template <int MODE>
__global__ __launch_bounds__(PW_NTHR) void pwgrad_kernel(PWG g, const u16* __restrict__ x,
                                                         const u16* __restrict__ dy,
                                                         float* __restrict__ ws) {
  using C = PWC<MODE>;
  constexpr bool LAT = C::LAT, W16 = C::W16, W40 = C::W40;
  constexpr int XR = C::XR, SPP = C::SPP;
  extern __shared__ __attribute__((aligned(16))) char smem[];
  const int tid = threadIdx.x, lane = tid & 63;
  const int wave = __builtin_amdgcn_readfirstlane(tid >> 6);
  const int nci = g.Cs / PW_KC, nco = g.Nd / 64;
  const int nwg = gridDim.x, bid = blockIdx.x;
  const int xcd = bid & 7, qq = nwg >> 3, rr = nwg & 7;
  const int tile = (xcd < rr ? xcd * (qq + 1) : rr * (qq + 1) + (xcd - rr) * qq) + (bid >> 3);
  const int cot = tile % nco, t2 = tile / nco;
  const int cit = t2 % nci, split = t2 / nci;
  const int nyt = LAT ? 2 / g.ng : W16 ? 1 : g.H / PW_TY, nzr = (LAT ? 8 : g.D) / g.zr;
  const int zi = split % nzr, yt = (split / nzr) % nyt, n = split / (nzr * nyt);
  const int rz = LAT ? yt : 0;
  const int co0 = cot * 64, ci0 = cit * PW_KC, y0 = LAT || W16 ? 0 : yt * PW_TY, z0 = zi * g.zr;
  constexpr int VW = LAT || W16 ? 16 : W40 ? 40 : PW_XW;

  const int64_t vox = LAT ? (int64_t)16 * 16 * 16 : (int64_t)g.D * g.H * VW;
  const __amdgpu_buffer_rsrc_t rsx = __builtin_amdgcn_make_buffer_rsrc(
      (void*)(x + n * vox * g.Cs), 0, (int)__builtin_amdgcn_readfirstlane((int)(vox * g.Cs * 2)),
      0x00020000);
  const __amdgpu_buffer_rsrc_t rsy = __builtin_amdgcn_make_buffer_rsrc(
      (void*)(dy + n * vox * g.Nd), 0, (int)__builtin_amdgcn_readfirstlane((int)(vox * g.Nd * 2)),
      0x00020000);
  const uint32_t smem_l = lds_addr_of(smem);

  const int nx = wave + 8 * (C::NXMAX - 1) < C::XDMA ? C::NXMAX : C::NXMAX - 1;
  auto xoff = [&](int h) -> uint32_t {
    const int q = wave + 8 * h, row = 16 * q + (lane >> 2);
    if constexpr (LAT) {
      const int yv = row / XR - 1, ps = row % XR, sg = ps / 10, xv = ps % 10 - 1;
      const bool ok = row < C::XROWS && (unsigned)yv < 8u && (unsigned)xv < 8u;
      const int vy = (sg >> 1) + 2 * yv, vx = (sg & 1) + 2 * xv;
      return ok ? (uint32_t)(((vy * 16 + vx) * g.Cs + ci0 + (lane & 3) * 8) * 2) : PW_OOB;
    } else if constexpr (W16) {
      const int yv = row / XR - 1, xv = row % XR - 1;
      const bool ok = row < C::XROWS && (unsigned)yv < (unsigned)g.H && (unsigned)xv < 16u;
      return ok ? (uint32_t)(((yv * 16 + xv) * g.Cs + ci0 + (lane & 3) * 8) * 2) : PW_OOB;
    } else if constexpr (W40) {
      const int yv = y0 - 1 + row / XR, ps = row % XR, xv = 8 * (ps / 10) + ps % 10 - 1;
      const bool ok = row < C::XROWS && (unsigned)yv < (unsigned)g.H && (unsigned)xv < 40u;
      return ok ? (uint32_t)(((yv * 40 + xv) * g.Cs + ci0 + (lane & 3) * 8) * 2) : PW_OOB;
    } else {
      const int yv = y0 - 1 + row / XR, xv = row % XR - 1;
      const bool ok = row < C::XROWS && (unsigned)yv < (unsigned)g.H &&
                      (unsigned)xv < (unsigned)PW_XW;
      return ok ? (uint32_t)(((yv * PW_XW + xv) * g.Cs + ci0 + (lane & 3) * 8) * 2) : PW_OOB;
    }
  };
  const uint32_t xplane = LAT ? (uint32_t)(16 * 16 * g.Cs * 2) : (uint32_t)(g.H * VW * g.Cs * 2);
  const int gstride = g.zr + 2;
  auto issue_x = [&](int e, int rz) {
    const uint32_t slot = smem_l + (uint32_t)(((unsigned)e % PW_XSLOTS) * C::XSLOT);
    if (LAT && e >= gstride) {
      e -= gstride;
      rz += 1;
    }
    const int zp = z0 - 1 + e;
    const bool zin = !LAT || (unsigned)zp < 8u;
    const uint32_t pz = LAT ? (uint32_t)(rz + 2 * zp) * xplane : (uint32_t)zp * xplane;
#pragma unroll
    for (int h = 0; h < C::NXMAX; ++h)
      if (h < nx)
        buf_lds16_asm(zin ? xoff(h) + pz : PW_OOB, rsx, slot + (uint32_t)((wave + 8 * h) * 1024));
  };
  const int yr = wave * 8 + (lane >> 3);
  const int yvox = LAT ? ((((yr >> 3) & 3) >> 1) + 2 * (yr >> 5)) * 16 + (((yr >> 3) & 3) & 1) +
                             2 * (yr & 7)
                       : yr;
  const uint32_t ylane = (uint32_t)(((W40 ? (lane >> 3) : yvox) * g.Nd + co0 +
                                     ((lane & 7) ^ pw_wsz128(yr)) * 8) * 2);
  auto issue_y = [&](int o, int m, int sl, int rz) {
    uint32_t base;
    if constexpr (W40) {
      const int j = 4 * (2 * m + (wave >> 2)) + (wave & 3);
      base = (uint32_t)((((z0 + o) * g.H + y0 + j / 5) * 40 + 8 * (j % 5)) * g.Nd * 2);
    } else {
      base = LAT ? (uint32_t)(((rz + 2 * (z0 + o)) * 16 + 4 * m) * 16) * (uint32_t)g.Nd * 2
             : W16 ? (uint32_t)(((z0 + o) * g.H + 4 * m) * 16) * (uint32_t)g.Nd * 2
                   : (uint32_t)(((z0 + o) * g.H + y0 + 2 * m) * PW_XW) * (uint32_t)g.Nd * 2;
    }
    buf_lds16_asm(base + ylane, rsy, smem_l + (uint32_t)(C::Y_OFF + sl * PW_YST + wave * 1024));
  };

  const int cf = wave & 1, tg = wave >> 1;
  const int t0 = tg * 7, nt = tg == 3 ? 6 : 7;
  const int lk = lane >> 4, q4 = (lane & 15) >> 2, p4 = lane & 3;
  const int rsel = 8 * lk + q4;
  uint32_t ya_lo[4], ya_hi[4];
#pragma unroll
  for (int i = 0; i < 4; ++i) {
    const int col = i * 16 + 4 * p4;
    ya_lo[i] = (uint32_t)(rsel * PW_YROW + (((col >> 3) ^ pw_wsz128(rsel)) << 4) + (col & 7) * 2);
    ya_hi[i] = (uint32_t)((rsel + 4) * PW_YROW + (((col >> 3) ^ pw_wsz128(rsel + 4)) << 4) +
                          (col & 7) * 2);
  }
  const uint32_t xb = (uint32_t)((LAT ? 10 * lk + q4 : W16 ? 18 * (lk >> 1) + 8 * (lk & 1) + q4
                                  : W40 ? q4 : rsel) *
                                     64 + cf * 32 + 8 * p4);
  uint32_t xk[W40 ? 5 : 1];
#pragma unroll
  for (int kt = 0; kt < (W40 ? 5 : 1); ++kt) {
    const int j = 4 * kt + lk;
    xk[kt] = W40 ? (uint32_t)(((j / 5) * XR + (j % 5) * 10) * 64) : 0u;
  }
  f32x4 acc[4][7];
#pragma unroll
  for (int i = 0; i < 4; ++i)
#pragma unroll
    for (int k = 0; k < 7; ++k) acc[i][k] = f32x4{0.f, 0.f, 0.f, 0.f};

  auto tr8 = [](const char* p) {
    return __builtin_amdgcn_ds_read_tr16_b64_v4bf16((LDS_AS bf16x4*)p);
  };
  auto prologue = [&](int rz) {
    issue_x(0, rz);
    issue_x(1, rz);
    issue_x(2, rz);
    issue_y(0, 0, 0, rz);
    issue_y(0, 1, 1, rz);
  };
  prologue(rz);
  const int ng = LAT ? g.ng : 1;
  const int nstage = ng * g.zr * SPP;

  struct PFr { bf16x8 a[4], b[7]; };
  auto run = [&](auto tgc) {
    constexpr int TG = decltype(tgc)::value;
    constexpr int NT = TG == 3 ? 6 : 7;
    const char* xbase[3];
    auto y_on = [](int t, int yl) constexpr {
      return !LAT || ((unsigned)(yl + (t / 3) % 3 - 1) < 8u);
    };
    auto kread = [&](const char* yimg, auto qc, auto ylc, PFr& f) {
      constexpr int Q = decltype(qc)::value, YL = decltype(ylc)::value;
#pragma unroll
      for (int i = 0; i < 4; ++i)
        f.a[i] = __builtin_shufflevector(tr8(yimg + Q * PW_XW * PW_YROW + ya_lo[i]),
                                         tr8(yimg + Q * PW_XW * PW_YROW + ya_hi[i]), 0, 1, 2, 3,
                                         4, 5, 6, 7);
      auto one = [&](auto kc) {
        constexpr int K = decltype(kc)::value;
        if constexpr (K < NT && y_on(TG * 7 + K, YL)) {
          constexpr int t = TG * 7 + K;
          constexpr int kz = t / 9, ky = (t / 3) % 3, kx = t % 3;
          const char* img;
          if constexpr (W40) {
            constexpr int r0 = ((YL / 5) * 4 + ky) * XR + kx;
            img = xbase[kz] + xk[YL % 5] + r0 * 64;
          } else {
            constexpr int r0 = ((W16 ? 2 : 1) * YL + ky) * XR + kx;
            img = xbase[kz] + r0 * 64;
          }
          f.b[K] = __builtin_shufflevector(tr8(img), tr8(img + 4 * 64), 0, 1, 2, 3, 4, 5, 6, 7);
        }
      };
      one(std::integral_constant<int, 0>{});
      one(std::integral_constant<int, 1>{});
      one(std::integral_constant<int, 2>{});
      one(std::integral_constant<int, 3>{});
      one(std::integral_constant<int, 4>{});
      one(std::integral_constant<int, 5>{});
      one(std::integral_constant<int, 6>{});
    };
    auto kmma = [&](const PFr& f, auto ylc) {
      constexpr int YL = decltype(ylc)::value;
      auto one = [&](auto kc) {
        constexpr int K = decltype(kc)::value;
        if constexpr (K < NT && y_on(TG * 7 + K, YL)) {
#pragma unroll
          for (int i = 0; i < 4; ++i)
            acc[i][K] = __builtin_amdgcn_mfma_f32_16x16x32_bf16(f.a[i], f.b[K], acc[i][K], 0, 0,
                                                                0);
        }
      };
      one(std::integral_constant<int, 0>{});
      one(std::integral_constant<int, 1>{});
      one(std::integral_constant<int, 2>{});
      one(std::integral_constant<int, 3>{});
      one(std::integral_constant<int, 4>{});
      one(std::integral_constant<int, 5>{});
      one(std::integral_constant<int, 6>{});
    };
#pragma unroll 1
    for (int o = 0; o < ng * g.zr; ++o) {
      const bool second = o >= g.zr;
      const int v = o + (second ? 2 : 0);
      if (LAT && o == g.zr) {
        raw_barrier();
        issue_x(v + 1, rz);
        issue_x(v + 2, rz);
      }
#pragma unroll
      for (int j = 0; j < 3; ++j) {
        uint32_t b = (uint32_t)(((unsigned)(v + j) % PW_XSLOTS) * C::XSLOT) + xb;
        asm volatile("v_mov_b32 %0, %1" : "=v"(b) : "v"(b));
        xbase[j] = smem + b;
      }
      const bool xnext = v + 3 < ng * gstride;
      auto stage = [&](auto mc) {
        constexpr int M = decltype(mc)::value;
        const int s = o * SPP + M;
        if (s + 1 >= nstage || (LAT && M == 0 && o == g.zr)) {
          wait_vm_lgkm0<0>();
        } else if ((M == 1 || M == 2) && xnext) {
          if (nx == 4) wait_vm_lgkm0<5>();
          else if (nx == 3) wait_vm_lgkm0<4>();
          else wait_vm_lgkm0<3>();
        } else {
          wait_vm_lgkm0<1>();
        }
        raw_barrier();
        if (s + 2 < nstage) {
          const int p2 = (int)((unsigned)(s + 2) / SPP), g2 = p2 >= g.zr ? 1 : 0;
          issue_y(p2 - g2 * g.zr, (int)((unsigned)(s + 2) % SPP), (int)((unsigned)(s + 2) % PW_YSLOTS), rz + g2);
        }
        if (M == 0 && xnext) issue_x(v + 3, rz);
        int yoff = C::Y_OFF + (int)((unsigned)s % PW_YSLOTS) * PW_YST;
        asm volatile("" : "+s"(yoff));
        const char* yimg = smem + yoff;
        PFr f0, f1;
        kread(yimg, std::integral_constant<int, 0>{}, std::integral_constant<int, 2 * M>{}, f0);
        kread(yimg, std::integral_constant<int, 1>{}, std::integral_constant<int, 2 * M + 1>{},
              f1);
        kmma(f0, std::integral_constant<int, 2 * M>{});
        kmma(f1, std::integral_constant<int, 2 * M + 1>{});
      };
      stage(std::integral_constant<int, 0>{});
      stage(std::integral_constant<int, 1>{});
      stage(std::integral_constant<int, 2>{});
      stage(std::integral_constant<int, 3>{});
      if constexpr (SPP == 5) stage(std::integral_constant<int, 4>{});
    }
  };
  switch (tg) {
    case 0: run(std::integral_constant<int, 0>{}); break;
    case 1: run(std::integral_constant<int, 1>{}); break;
    case 2: run(std::integral_constant<int, 2>{}); break;
    default: run(std::integral_constant<int, 3>{}); break;
  }

  float* out = ws + (int64_t)split * g.Nd * g.K;
  const int lr = lane & 15;
#pragma unroll
  for (int k = 0; k < 7; ++k) {
    if (k < nt) {
      const int kcol = (t0 + k) * g.Cs + ci0 + cf * 16 + lr;
#pragma unroll
      for (int i = 0; i < 4; ++i)
#pragma unroll
        for (int r = 0; r < 4; ++r)
          out[(int64_t)(co0 + i * 16 + lk * 4 + r) * g.K + kcol] = acc[i][k][r];
    }
  }
}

○ ○ ○ ○ ○

What needs to be done — Reproduce only this range: the first line of the data above through the line with "const int vy", both included, exactly as written.

Final answer —
template <int MODE>
__global__ __launch_bounds__(PW_NTHR) void pwgrad_kernel(PWG g, const u16* __restrict__ x,
                                                         const u16* __restrict__ dy,
                                                         float* __restrict__ ws) {
  using C = PWC<MODE>;
  constexpr bool LAT = C::LAT, W16 = C::W16, W40 = C::W40;
  constexpr int XR = C::XR, SPP = C::SPP;
  extern __shared__ __attribute__((aligned(16))) char smem[];
  const int tid = threadIdx.x, lane = tid & 63;
  const int wave = __builtin_amdgcn_readfirstlane(tid >> 6);
  const int nci = g.Cs / PW_KC, nco = g.Nd / 64;
  const int nwg = gridDim.x, bid = blockIdx.x;
  const int xcd = bid & 7, qq = nwg >> 3, rr = nwg & 7;
  const int tile = (xcd < rr ? xcd * (qq + 1) : rr * (qq + 1) + (xcd - rr) * qq) + (bid >> 3);
  const int cot = tile % nco, t2 = tile / nco;
  const int cit = t2 % nci, split = t2 / nci;
  const int nyt = LAT ? 2 / g.ng : W16 ? 1 : g.H / PW_TY, nzr = (LAT ? 8 : g.D) / g.zr;
  const int zi = split % nzr, yt = (split / nzr) % nyt, n = split / (nzr * nyt);
  const int rz = LAT ? yt : 0;
  const int co0 = cot * 64, ci0 = cit * PW_KC, y0 = LAT || W16 ? 0 : yt * PW_TY, z0 = zi * g.zr;
  constexpr int VW = LAT || W16 ? 16 : W40 ? 40 : PW_XW;

  const int64_t vox = LAT ? (int64_t)16 * 16 * 16 : (int64_t)g.D * g.H * VW;
  const __amdgpu_buffer_rsrc_t rsx = __builtin_amdgcn_make_buffer_rsrc(
      (void*)(x + n * vox * g.Cs), 0, (int)__builtin_amdgcn_readfirstlane((int)(vox * g.Cs * 2)),
      0x00020000);
  const __amdgpu_buffer_rsrc_t rsy = __builtin_amdgcn_make_buffer_rsrc(
      (void*)(dy + n * vox * g.Nd), 0, (int)__builtin_amdgcn_readfirstlane((int)(vox * g.Nd * 2)),
      0x00020000);
  const uint32_t smem_l = lds_addr_of(smem);

  const int nx = wave + 8 * (C::NXMAX - 1) < C::XDMA ? C::NXMAX : C::NXMAX - 1;
  auto xoff = [&](int h) -> uint32_t {
    const int q = wave + 8 * h, row = 16 * q + (lane >> 2);
    if constexpr (LAT) {
      const int yv = row / XR - 1, ps = row % XR, sg = ps / 10, xv = ps % 10 - 1;
      const bool ok = row < C::XROWS && (unsigned)yv < 8u && (unsigned)xv < 8u;
      const int vy = (sg >> 1) + 2 * yv, vx = (sg & 1) + 2 * xv;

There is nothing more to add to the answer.